* [Problem to solve] What is wanted is an exact copy of the lines from the top of the listing through the line containing "cp.in_HW = R * R;".
:: Data shown
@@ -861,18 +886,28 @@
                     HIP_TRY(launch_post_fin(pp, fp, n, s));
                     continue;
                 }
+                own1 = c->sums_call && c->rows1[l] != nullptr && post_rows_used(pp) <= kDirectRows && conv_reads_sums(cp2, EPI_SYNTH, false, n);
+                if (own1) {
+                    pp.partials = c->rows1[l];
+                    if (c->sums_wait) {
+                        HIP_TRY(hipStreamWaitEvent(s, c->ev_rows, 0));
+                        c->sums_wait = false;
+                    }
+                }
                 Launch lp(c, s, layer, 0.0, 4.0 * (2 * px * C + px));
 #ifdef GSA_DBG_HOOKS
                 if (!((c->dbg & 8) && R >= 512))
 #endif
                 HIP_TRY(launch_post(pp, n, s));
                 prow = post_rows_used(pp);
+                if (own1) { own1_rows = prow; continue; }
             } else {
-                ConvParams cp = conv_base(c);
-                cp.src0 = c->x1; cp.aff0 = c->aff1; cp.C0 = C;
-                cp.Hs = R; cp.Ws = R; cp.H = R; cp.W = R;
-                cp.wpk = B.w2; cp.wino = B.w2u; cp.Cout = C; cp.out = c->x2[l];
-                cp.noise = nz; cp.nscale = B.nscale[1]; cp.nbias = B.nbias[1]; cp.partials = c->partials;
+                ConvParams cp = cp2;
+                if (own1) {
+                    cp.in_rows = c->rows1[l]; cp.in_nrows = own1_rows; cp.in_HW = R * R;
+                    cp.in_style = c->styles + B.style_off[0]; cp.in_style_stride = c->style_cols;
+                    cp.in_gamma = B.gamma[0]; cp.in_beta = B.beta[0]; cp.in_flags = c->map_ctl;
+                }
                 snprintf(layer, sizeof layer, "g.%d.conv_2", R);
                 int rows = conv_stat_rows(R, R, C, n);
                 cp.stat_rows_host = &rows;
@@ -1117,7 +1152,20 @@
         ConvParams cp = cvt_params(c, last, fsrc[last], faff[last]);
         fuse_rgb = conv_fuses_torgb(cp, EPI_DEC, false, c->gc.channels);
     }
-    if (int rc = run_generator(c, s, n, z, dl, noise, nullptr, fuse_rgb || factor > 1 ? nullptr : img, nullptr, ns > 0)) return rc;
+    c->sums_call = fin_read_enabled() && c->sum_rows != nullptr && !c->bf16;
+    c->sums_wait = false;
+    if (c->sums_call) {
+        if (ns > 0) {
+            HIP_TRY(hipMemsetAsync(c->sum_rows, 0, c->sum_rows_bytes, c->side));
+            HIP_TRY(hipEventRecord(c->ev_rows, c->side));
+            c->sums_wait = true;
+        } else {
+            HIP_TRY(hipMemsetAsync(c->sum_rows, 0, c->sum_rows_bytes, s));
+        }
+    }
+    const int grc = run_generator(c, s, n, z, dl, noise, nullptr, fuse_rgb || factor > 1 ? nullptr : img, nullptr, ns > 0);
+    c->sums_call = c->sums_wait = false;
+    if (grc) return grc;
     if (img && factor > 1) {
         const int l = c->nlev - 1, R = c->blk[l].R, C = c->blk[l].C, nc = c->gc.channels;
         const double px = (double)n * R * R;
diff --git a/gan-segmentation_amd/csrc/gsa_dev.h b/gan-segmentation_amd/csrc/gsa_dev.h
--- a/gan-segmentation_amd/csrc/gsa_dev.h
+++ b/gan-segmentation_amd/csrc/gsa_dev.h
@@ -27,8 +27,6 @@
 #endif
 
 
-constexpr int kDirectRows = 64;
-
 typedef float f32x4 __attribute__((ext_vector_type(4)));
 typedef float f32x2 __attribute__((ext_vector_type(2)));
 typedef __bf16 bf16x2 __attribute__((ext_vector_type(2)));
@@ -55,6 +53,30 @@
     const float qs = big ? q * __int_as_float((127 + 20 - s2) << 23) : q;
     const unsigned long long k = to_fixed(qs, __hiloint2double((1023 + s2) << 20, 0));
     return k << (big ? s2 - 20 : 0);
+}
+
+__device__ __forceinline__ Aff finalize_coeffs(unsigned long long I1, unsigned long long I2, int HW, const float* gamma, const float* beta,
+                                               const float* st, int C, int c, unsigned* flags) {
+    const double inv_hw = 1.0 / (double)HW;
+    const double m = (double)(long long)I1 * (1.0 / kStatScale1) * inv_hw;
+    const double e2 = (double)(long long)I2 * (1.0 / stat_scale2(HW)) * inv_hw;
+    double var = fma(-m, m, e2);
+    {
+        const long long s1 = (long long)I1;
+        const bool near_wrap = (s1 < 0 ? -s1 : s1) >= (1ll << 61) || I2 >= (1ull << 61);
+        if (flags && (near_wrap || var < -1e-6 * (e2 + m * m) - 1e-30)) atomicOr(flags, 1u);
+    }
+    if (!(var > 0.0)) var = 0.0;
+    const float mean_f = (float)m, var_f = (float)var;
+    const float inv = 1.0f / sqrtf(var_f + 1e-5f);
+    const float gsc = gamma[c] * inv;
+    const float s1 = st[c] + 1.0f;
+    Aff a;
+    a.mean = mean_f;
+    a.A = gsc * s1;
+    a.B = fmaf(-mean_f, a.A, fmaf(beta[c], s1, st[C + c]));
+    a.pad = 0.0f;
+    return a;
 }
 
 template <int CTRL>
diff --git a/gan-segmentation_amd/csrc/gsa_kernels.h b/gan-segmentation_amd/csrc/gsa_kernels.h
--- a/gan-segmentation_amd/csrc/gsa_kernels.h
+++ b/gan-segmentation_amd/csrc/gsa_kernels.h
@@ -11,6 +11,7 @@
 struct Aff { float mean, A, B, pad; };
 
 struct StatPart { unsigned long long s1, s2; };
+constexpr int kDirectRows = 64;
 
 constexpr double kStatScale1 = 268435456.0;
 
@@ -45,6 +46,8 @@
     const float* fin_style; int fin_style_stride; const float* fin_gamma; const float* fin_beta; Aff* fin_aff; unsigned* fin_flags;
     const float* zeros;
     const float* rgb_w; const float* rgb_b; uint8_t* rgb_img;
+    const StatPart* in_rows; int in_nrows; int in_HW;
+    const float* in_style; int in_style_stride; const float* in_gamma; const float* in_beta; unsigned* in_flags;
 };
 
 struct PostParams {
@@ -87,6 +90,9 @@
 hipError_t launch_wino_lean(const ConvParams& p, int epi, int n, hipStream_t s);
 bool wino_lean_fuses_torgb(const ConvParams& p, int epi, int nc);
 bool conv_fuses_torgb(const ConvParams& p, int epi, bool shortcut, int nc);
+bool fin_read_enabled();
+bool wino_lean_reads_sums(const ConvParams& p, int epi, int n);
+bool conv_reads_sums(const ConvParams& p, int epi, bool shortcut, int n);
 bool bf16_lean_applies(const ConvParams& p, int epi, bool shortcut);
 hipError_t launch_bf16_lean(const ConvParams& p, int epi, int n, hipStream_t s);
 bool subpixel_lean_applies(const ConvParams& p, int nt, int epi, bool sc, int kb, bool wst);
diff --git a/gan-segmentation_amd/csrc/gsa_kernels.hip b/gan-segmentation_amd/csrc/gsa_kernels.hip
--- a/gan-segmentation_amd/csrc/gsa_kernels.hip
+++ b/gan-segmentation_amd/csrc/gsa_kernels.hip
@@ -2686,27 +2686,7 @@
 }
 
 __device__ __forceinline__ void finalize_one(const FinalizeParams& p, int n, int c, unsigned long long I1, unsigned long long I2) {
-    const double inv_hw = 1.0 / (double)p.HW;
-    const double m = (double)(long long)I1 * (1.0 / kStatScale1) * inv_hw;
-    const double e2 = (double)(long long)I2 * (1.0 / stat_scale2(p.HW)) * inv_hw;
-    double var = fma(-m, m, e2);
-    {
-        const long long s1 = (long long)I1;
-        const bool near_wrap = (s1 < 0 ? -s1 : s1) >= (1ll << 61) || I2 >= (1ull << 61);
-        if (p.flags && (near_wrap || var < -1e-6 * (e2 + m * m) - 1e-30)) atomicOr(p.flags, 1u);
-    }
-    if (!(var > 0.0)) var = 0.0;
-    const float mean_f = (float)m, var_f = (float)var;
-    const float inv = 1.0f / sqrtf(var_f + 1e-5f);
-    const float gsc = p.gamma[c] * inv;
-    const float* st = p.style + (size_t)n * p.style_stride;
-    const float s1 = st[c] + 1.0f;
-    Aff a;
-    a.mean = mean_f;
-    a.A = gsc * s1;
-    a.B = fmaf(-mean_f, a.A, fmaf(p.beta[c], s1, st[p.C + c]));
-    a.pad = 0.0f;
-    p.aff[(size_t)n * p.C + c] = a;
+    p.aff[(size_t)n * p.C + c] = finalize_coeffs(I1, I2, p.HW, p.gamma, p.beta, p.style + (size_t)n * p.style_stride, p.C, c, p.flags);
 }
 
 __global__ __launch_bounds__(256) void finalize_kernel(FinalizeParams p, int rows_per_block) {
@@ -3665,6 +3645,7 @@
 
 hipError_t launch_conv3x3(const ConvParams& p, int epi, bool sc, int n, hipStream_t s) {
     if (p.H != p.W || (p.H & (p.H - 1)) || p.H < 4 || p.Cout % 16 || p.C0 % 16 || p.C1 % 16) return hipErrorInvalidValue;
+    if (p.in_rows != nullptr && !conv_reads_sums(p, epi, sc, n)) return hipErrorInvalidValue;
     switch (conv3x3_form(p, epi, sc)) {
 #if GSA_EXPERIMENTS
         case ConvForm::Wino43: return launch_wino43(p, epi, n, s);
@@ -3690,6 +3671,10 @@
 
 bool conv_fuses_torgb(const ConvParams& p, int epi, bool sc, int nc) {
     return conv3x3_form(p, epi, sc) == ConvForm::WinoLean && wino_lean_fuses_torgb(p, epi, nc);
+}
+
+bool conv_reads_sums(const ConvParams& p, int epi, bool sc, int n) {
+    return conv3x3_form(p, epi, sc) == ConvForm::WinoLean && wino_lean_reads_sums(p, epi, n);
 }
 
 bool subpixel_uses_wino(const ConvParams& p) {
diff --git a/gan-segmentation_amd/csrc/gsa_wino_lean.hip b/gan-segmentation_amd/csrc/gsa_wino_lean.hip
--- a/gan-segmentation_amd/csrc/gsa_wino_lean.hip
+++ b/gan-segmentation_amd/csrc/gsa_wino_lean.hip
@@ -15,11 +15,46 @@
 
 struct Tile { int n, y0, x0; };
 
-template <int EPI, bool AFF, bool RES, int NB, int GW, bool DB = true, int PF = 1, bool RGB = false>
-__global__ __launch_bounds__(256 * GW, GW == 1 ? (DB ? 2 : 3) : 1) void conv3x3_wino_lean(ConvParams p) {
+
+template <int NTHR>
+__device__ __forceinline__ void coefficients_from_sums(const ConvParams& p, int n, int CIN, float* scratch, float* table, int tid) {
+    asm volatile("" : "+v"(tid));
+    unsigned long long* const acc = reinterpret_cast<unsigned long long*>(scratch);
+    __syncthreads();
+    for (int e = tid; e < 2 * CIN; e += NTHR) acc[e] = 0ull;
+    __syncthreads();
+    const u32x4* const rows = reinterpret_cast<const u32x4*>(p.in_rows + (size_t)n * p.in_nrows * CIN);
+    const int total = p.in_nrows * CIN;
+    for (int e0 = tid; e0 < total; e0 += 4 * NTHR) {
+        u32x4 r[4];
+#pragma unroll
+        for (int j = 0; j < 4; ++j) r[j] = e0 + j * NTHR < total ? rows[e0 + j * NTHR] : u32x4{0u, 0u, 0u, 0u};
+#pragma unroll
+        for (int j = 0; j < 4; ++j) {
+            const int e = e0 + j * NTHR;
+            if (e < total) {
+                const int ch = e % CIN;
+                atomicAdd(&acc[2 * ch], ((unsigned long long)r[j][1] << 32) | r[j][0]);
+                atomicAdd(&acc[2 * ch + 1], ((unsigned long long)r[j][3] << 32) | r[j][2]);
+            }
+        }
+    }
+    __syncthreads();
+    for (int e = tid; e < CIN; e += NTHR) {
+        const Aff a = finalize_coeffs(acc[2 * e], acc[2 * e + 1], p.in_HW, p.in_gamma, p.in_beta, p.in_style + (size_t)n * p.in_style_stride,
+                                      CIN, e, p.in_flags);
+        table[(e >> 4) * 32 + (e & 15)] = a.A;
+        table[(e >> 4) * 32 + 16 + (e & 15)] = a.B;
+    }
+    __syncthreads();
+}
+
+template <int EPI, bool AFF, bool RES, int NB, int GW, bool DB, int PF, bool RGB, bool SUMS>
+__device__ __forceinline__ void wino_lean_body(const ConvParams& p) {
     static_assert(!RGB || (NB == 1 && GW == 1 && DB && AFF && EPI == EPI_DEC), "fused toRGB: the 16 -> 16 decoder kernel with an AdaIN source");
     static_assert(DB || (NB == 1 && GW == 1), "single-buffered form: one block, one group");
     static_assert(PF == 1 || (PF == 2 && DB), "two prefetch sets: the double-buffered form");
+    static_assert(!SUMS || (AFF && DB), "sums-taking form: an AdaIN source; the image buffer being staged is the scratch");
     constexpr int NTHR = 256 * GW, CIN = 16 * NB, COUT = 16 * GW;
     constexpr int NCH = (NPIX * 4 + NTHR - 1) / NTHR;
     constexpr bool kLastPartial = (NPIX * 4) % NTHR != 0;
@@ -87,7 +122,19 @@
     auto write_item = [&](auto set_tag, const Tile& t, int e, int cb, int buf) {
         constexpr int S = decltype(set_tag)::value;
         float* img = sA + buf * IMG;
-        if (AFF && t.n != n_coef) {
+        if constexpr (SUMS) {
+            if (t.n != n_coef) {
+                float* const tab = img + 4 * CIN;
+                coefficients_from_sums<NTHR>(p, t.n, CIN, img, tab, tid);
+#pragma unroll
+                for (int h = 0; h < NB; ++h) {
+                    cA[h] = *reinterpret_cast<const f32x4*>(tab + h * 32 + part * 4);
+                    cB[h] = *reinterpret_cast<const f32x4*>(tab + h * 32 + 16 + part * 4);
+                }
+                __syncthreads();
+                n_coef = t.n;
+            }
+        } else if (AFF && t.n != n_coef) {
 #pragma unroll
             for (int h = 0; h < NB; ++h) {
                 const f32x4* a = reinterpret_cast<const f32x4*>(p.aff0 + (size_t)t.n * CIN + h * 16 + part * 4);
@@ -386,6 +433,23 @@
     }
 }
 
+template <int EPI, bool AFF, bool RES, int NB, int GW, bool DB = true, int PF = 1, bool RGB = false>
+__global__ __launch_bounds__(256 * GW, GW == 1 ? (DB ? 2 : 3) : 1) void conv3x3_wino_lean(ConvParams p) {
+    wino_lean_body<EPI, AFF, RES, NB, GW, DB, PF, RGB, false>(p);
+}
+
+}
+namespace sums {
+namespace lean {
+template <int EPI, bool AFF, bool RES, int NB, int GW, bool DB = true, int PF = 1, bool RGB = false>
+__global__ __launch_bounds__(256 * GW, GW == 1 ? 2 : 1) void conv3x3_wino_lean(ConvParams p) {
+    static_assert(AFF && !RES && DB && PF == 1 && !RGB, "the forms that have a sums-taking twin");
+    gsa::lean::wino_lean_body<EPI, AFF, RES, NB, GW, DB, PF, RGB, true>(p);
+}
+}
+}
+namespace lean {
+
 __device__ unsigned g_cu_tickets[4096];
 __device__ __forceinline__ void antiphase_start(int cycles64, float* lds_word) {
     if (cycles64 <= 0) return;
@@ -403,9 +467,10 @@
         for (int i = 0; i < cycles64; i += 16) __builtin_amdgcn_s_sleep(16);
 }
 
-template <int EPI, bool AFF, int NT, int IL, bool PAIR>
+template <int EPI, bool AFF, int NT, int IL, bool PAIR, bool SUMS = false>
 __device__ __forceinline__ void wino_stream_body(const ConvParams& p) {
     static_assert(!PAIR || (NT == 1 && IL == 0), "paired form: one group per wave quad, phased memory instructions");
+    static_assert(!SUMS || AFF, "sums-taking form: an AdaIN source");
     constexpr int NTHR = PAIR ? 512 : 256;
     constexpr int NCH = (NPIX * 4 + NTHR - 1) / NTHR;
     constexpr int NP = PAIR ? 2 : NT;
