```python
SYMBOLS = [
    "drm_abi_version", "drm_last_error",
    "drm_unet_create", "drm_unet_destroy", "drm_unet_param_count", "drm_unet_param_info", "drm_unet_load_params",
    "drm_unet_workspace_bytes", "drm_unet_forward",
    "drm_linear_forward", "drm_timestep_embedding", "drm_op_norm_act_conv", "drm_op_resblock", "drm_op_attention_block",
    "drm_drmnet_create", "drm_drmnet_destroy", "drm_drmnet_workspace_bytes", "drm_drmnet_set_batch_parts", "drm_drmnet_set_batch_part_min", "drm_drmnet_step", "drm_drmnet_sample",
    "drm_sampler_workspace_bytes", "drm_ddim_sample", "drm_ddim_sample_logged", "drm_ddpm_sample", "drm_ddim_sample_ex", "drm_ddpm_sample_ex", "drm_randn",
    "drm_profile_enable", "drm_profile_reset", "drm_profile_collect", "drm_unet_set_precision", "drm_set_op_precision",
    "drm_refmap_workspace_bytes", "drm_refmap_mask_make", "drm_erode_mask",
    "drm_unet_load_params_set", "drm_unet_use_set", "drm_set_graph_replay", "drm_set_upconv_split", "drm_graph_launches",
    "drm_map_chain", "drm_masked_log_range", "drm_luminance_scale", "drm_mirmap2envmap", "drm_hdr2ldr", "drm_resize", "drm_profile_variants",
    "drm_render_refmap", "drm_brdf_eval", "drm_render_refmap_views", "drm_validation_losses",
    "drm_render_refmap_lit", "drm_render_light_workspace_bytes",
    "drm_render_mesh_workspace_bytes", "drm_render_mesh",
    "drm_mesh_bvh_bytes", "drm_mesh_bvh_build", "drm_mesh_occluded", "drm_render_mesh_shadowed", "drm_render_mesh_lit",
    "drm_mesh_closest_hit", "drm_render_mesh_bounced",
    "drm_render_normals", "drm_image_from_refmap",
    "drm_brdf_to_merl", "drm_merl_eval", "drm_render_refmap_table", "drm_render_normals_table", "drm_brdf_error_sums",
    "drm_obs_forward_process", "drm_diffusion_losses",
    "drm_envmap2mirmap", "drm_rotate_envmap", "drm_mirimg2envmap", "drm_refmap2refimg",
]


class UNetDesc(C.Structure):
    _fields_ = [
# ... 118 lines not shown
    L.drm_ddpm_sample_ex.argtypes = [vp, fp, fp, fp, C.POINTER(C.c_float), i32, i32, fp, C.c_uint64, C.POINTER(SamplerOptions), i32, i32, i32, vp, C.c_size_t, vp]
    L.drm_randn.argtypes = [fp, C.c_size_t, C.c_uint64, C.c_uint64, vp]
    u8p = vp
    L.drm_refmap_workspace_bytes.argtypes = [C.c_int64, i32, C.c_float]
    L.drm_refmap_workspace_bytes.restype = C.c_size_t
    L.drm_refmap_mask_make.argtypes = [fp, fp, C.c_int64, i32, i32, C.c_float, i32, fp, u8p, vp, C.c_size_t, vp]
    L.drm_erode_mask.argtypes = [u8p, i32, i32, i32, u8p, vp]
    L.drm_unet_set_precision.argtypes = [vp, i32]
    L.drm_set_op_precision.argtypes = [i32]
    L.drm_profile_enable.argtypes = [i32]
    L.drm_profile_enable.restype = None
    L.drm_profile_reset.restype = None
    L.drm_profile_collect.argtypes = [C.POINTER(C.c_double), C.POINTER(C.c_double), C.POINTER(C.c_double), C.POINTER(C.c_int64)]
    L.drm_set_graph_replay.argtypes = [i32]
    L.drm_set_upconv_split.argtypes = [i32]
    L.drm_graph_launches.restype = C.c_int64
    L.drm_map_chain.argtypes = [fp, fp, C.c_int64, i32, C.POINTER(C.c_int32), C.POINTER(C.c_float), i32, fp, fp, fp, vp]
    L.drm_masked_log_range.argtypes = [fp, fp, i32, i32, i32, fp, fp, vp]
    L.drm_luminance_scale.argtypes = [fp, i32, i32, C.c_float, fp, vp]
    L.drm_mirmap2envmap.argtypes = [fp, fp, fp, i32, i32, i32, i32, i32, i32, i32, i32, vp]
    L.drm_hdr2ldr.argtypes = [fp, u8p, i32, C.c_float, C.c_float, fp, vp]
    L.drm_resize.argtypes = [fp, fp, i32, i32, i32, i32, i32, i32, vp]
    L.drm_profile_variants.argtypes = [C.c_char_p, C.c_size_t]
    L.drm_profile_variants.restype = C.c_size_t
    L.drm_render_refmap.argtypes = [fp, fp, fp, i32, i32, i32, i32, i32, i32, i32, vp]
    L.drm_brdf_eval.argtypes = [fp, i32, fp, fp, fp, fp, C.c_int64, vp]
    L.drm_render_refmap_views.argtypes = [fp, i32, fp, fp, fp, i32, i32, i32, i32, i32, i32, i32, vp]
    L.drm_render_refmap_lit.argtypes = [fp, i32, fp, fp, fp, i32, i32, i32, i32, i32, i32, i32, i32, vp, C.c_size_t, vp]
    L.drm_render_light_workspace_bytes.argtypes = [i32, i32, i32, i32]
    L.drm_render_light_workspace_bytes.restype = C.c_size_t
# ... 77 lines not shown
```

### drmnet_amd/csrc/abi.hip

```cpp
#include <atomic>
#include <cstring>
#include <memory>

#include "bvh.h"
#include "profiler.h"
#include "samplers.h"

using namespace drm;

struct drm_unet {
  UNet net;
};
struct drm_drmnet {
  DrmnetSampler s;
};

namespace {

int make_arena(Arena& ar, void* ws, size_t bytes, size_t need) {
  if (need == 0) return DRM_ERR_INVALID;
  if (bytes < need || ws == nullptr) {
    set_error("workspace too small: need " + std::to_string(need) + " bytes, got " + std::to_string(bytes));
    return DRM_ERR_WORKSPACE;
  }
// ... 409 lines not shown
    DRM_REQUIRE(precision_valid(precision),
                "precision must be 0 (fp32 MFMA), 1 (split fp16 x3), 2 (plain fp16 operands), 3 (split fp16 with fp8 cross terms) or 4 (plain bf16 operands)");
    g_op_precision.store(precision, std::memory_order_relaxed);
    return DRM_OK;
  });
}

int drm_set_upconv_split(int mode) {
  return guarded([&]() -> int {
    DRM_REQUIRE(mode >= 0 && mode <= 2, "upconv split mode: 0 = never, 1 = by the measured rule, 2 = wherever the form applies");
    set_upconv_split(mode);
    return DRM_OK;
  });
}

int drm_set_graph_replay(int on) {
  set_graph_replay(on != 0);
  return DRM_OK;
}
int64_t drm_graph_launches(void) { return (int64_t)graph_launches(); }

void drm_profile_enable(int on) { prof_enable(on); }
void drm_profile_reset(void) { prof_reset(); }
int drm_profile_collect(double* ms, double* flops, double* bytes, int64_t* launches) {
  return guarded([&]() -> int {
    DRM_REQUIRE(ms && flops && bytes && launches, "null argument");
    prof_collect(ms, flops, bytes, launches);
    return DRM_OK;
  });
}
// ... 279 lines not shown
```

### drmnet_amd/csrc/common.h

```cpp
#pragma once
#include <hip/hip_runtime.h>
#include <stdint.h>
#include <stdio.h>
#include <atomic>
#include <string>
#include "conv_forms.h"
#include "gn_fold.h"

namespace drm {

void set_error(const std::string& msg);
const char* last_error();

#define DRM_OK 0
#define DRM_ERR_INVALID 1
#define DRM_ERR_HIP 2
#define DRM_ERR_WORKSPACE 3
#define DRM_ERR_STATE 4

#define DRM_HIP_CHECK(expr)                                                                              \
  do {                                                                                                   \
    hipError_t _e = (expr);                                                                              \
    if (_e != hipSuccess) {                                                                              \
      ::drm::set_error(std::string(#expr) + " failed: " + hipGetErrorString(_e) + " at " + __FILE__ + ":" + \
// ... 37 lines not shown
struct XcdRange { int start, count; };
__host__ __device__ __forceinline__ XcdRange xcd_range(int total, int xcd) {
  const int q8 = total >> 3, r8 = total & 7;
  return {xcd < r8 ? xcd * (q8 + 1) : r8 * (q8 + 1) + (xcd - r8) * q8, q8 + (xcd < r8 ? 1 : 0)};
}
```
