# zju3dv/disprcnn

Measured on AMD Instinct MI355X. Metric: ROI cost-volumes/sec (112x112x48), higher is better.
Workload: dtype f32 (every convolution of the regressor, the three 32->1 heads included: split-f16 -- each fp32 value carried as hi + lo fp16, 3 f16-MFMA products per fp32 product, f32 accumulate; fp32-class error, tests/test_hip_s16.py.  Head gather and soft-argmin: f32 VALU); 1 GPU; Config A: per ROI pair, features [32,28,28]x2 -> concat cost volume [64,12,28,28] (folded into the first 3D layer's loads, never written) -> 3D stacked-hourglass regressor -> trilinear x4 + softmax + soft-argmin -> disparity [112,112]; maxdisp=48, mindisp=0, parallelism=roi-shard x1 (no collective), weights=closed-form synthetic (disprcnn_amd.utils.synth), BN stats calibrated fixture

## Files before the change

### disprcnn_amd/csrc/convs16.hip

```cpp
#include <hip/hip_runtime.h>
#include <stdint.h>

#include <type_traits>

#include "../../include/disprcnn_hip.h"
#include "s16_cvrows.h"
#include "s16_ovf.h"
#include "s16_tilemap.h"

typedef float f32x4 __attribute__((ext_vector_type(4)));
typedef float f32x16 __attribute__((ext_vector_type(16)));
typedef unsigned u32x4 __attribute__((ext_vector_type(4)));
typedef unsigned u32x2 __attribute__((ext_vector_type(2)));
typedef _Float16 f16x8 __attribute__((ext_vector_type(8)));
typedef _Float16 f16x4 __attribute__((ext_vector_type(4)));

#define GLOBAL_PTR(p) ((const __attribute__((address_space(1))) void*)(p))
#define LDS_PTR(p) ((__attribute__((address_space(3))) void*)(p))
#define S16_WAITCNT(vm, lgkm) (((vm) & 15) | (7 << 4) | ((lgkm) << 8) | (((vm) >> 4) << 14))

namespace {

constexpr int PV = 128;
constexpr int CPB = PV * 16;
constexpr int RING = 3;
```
::::
* [Solution to this problem]
@@ -861,18 +886,28 @@
                     HIP_TRY(launch_post_fin(pp, fp, n, s));
                     continue;
                 }
+                own1 = c->sums_call && c->rows1[l] != nullptr && post_rows_used(pp) <= kDirectRows && conv_reads_sums(cp2, EPI_SYNTH, false, n);
+                if (own1) {
+                    pp.partials = c->rows1[l];
+                    if (c->sums_wait) {
+                        HIP_TRY(hipStreamWaitEvent(s, c->ev_rows, 0));
+                        c->sums_wait = false;
+                    }
+                }
                 Launch lp(c, s, layer, 0.0, 4.0 * (2 * px * C + px));
 #ifdef GSA_DBG_HOOKS
                 if (!((c->dbg & 8) && R >= 512))
 #endif
                 HIP_TRY(launch_post(pp, n, s));
                 prow = post_rows_used(pp);
+                if (own1) { own1_rows = prow; continue; }
             } else {
-                ConvParams cp = conv_base(c);
-                cp.src0 = c->x1; cp.aff0 = c->aff1; cp.C0 = C;
-                cp.Hs = R; cp.Ws = R; cp.H = R; cp.W = R;
-                cp.wpk = B.w2; cp.wino = B.w2u; cp.Cout = C; cp.out = c->x2[l];
-                cp.noise = nz; cp.nscale = B.nscale[1]; cp.nbias = B.nbias[1]; cp.partials = c->partials;
+                ConvParams cp = cp2;
+                if (own1) {
+                    cp.in_rows = c->rows1[l]; cp.in_nrows = own1_rows; cp.in_HW = R * R;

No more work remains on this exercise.